Reduced spending on farm inputs will not only have implications for the macroeconomy, it will also have a huge impact on poverty, IFPRI said, because about 80pc of the country’s poor are linked to the agricultural sector, IFPRI said. 

The impact of this is not yet being felt. Data published recently by the junta’s commerce ministry showed that agricultural products accounted for 34pc of all exports between October 2020 and September this year – an increase of 25pc on 2019-20.

Total trade between October 2020 and September 3 this year was $27.15 billion, a near-20 percent drop on the $33.55 billion in the same period last year, state media reported recently. 

Agricultural products have thus helped to prop up Myanmar’s trade figures this year, but this is because of increased agricultural production before the coup.
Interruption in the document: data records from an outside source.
# ZHENGXi-git/TC-VIML

Hardware: AMD Instinct MI355X
Metric: sliding-window solves/sec (10 kf, 200 pt, 40 line) (higher is better)
Workload: dtype f64; 1 GPU; configs[2]: synthetic 10-kf window, 200 point + 40 2D-3D line residual blocks + marginalisation prior (n=75), 50 landmarks; 8 fixed dogleg iterations + 1 MARGIN_OLD marginalisation per solve; windows_per_gpu=1024, parallelism=independent windows x1, threads_per_window=256, layout=chain

## Files before the change

### tc-viml_amd/csrc/tcv_marg.hip

```cpp
#include <hip/hip_runtime.h>

#include "tcv_factors.h"
#include "tcv_marg.h"
#include "tcv_dev.h"

namespace tcv {

__device__ __forceinline__ int pidx(int a, int b) { return a >= b ? a * (a + 1) / 2 + b : b * (b + 1) / 2 + a; }


__device__ __forceinline__ void jacobi_angle(double app, double aqq, double apq, double tiny, double &c, double &s, bool &rot) {
    c = 1.0; s = 0.0; rot = false;
    if (fabs(apq) > tiny && fabs(apq) > 1e-15 * sqrt(fabs(app) * fabs(aqq))) {
        const double tau = (aqq - app) / (2.0 * apq);
        const double t = (tau >= 0 ? 1.0 : -1.0) / (fabs(tau) + sqrt(1.0 + tau * tau));
        c = 1.0 / sqrt(1.0 + t * t);
        s = t * c;
        rot = true;
    }
}
template <int MARG_NT, typename VP>
__device__ __noinline__ int jacobi_eig(lds_d *M, VP *V, int d, int ld, lds_d *rot, lds_i *cnt, int tid, double floor_rel, gbl_d *prof = nullptr) {
    long long t_last = clock64();
#ifdef TCV_PROFILE
// ... 611 lines not shown
            for (int i = n - 2; i > rbest; i--) {
                dm = fma(-e2[i], fast_rcp(dm), dv[i] - l);
                if (fabs(dm) < pivmin) dm = -pivmin;
                Z[i * ld + k] = dm;
            }
        }
        double z = 1.0, nrm2 = 1.0;
        for (int i = rbest - 1; i >= 0; i--) {
            z = -ev[i] * fast_rcp(Z[i * ld + k]) * z;
            Z[i * ld + k] = z;
            nrm2 += z * z;
        }
        z = 1.0;
        for (int i = rbest; i + 1 < n; i++) {
            z = -ev[i] * fast_rcp(Z[(i + 1) * ld + k]) * z;
            Z[(i + 1) * ld + k] = z;
            nrm2 += z * z;
        }
        Z[rbest * ld + k] = 1.0;
        const double sc = 1.0 / sqrt(nrm2);
        for (int i = 0; i < n; i++) Z[i * ld + k] *= sc;
        resid = gbest * sc;
    }
    __syncthreads();
    EMARK(2);
    if (wave == 0) {
        const double ctol = 1e-10 * tnorm;
        int start = -1;
        for (int k = 0; k < n; k++) {
            if (!(lam[k] > 1e-8)) continue;
            if (start < 0 || lam[k] - lam[k - 1] > ctol || !(lam[k - 1] > 1e-8)) { start = k; continue; }
            for (int pass = 0; pass < 2; pass++)
                for (int j = start; j < k; j++) {
                    double dot = 0;
                    for (int r = lane; r < n; r += 64) dot += Z[r * ld + j] * Z[r * ld + k];
                    for (int o = 32; o > 0; o >>= 1) dot += __shfl_xor(dot, o);
                    for (int r = lane; r < n; r += 64) Z[r * ld + k] -= dot * Z[r * ld + j];
                    __builtin_amdgcn_fence(__ATOMIC_ACQ_REL, "wavefront");
                }
            double nn = 0;
            for (int r = lane; r < n; r += 64) { const double t = Z[r * ld + k]; nn += t * t; }
            for (int o = 32; o > 0; o >>= 1) nn += __shfl_xor(nn, o);
            const double sc = 1.0 / sqrt(nn);
            for (int r = lane; r < n; r += 64) Z[r * ld + k] *= sc;
            __builtin_amdgcn_fence(__ATOMIC_ACQ_REL, "wavefront");
        }
    }
    __syncthreads();
    EMARK(3);
    {
        int c0 = 0;
        if (!old_search) { while (c0 < n && !(lam[c0] > 1e-8)) c0++; }
        if (!(flags & 2)) eig_backtransform_wy<NT>(Hq, Z, tauv, vbuf, n, ld, tid, c0);
        else if (NT >= 512 || n - c0 <= 16 * NW) eig_backtransform<4>(Hq, Z, tauv, n, ld, tid, c0);
        else eig_backtransform<3>(Hq, Z, tauv, n, ld, tid, c0);
    }
    __syncthreads();
    EMARK(4);
    double dev = 0;
    {
        lds_d *u1 = vbuf, *u2 = pbuf;
        if (tid < n) {
            double a1 = 0, a2 = 0;
            for (int k = 0; k < n; k++) if (lam[k] > 1e-8) { const double zz = Z[tid * ld + k]; a1 += zz; a2 += (k & 1) ? -zz : zz; }
            u1[tid] = a1; u2[tid] = a2;
        }
        __syncthreads();
        if (tid < n && lam[tid] > 1e-8) {
            double t1 = 0, t2 = 0;
            for (int r2 = 0; r2 < n; r2++) { const double zz = Z[r2 * ld + tid]; t1 += zz * u1[r2]; t2 += zz * u2[r2]; }
            dev = fmax(fabs(t1 - 1.0), fabs(t2 - ((tid & 1) ? -1.0 : 1.0)));
        }
    }
    for (int o = 32; o > 0; o >>= 1) { dev = fmax(dev, __shfl_xor(dev, o)); resid = fmax(resid, __shfl_xor(resid, o)); }
    __syncthreads();
    if (lane == 0) { red[wave] = dev; red[8 + wave] = resid; }
    __syncthreads();
    dev = 0; resid = 0;
#pragma unroll
    for (int w = 0; w < NW; w++) { dev = fmax(dev, red[w]); resid = fmax(resid, red[8 + w]); }
    double sl = 0;
    for (int i = 0; i < n; i++) sl += lam[i];
    __syncthreads();
    EMARK(5);
    if (tid == 0 && dbg) { dbg[0] = dev; dbg[1] = sl; dbg[2] = trace; dbg[3] = tnorm; dbg[4] = lam[0]; dbg[5] = lam[n - 1]; }
    if (!old_search) return (dev < 1e-7) && (resid <= 1e-9 * fmax(tnorm, 1e-300) * n) && (dev == dev) && (resid == resid);
    return (dev < 1e-7) && (fabs(sl - trace) <= 1e-9 * fmax(tnorm, 1e-300) * n) && (dev == dev);
}
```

Decreased fertiliser use this year means agricultural outputs are likely to fall dramatically in the near future, hitting both exporters and importers hard next year.

Political problem, political solution

During eight months of SAC rule, all of the country’s economic indicators have become flashing red lights. 

The junta leader’s import-substitution and industrialisation policies are relevant for the medium to long-term but they cannot address the immediate and worsening economic crisis. 

The financial crisis is the result of a lack of trust and confidence in the economy, particularly private banks. The reason for this is the Tatmadaw’s seizure of power, and restoring confidence would almost certainly require a return to the status quo ante – a political settlement that enables the National League for Democracy to return to office.

Another possible solution is a massive injection of international funds – a bailout, essentially – but the Tatmadaw’s power grab and the human rights abuses it has inflicted over the past eight months mean there is little appetite to provide monetary assistance through the SAC.

Only the restoration of democracy and a legitimate government will unlock the international assistance Myanmar needs to alleviate the crisis.

With such a solution unlikely to materialise, the future for Myanmar’s economic is bleak. In the coming months we can expect to see increased poverty inflicting greater suffering on the people, while the state-controlled news media continues to fawn over more of Min Aung Hlaing’s delusions of grandeur.

Khine Win is a public policy analyst focusing on economic governance in Myanmar.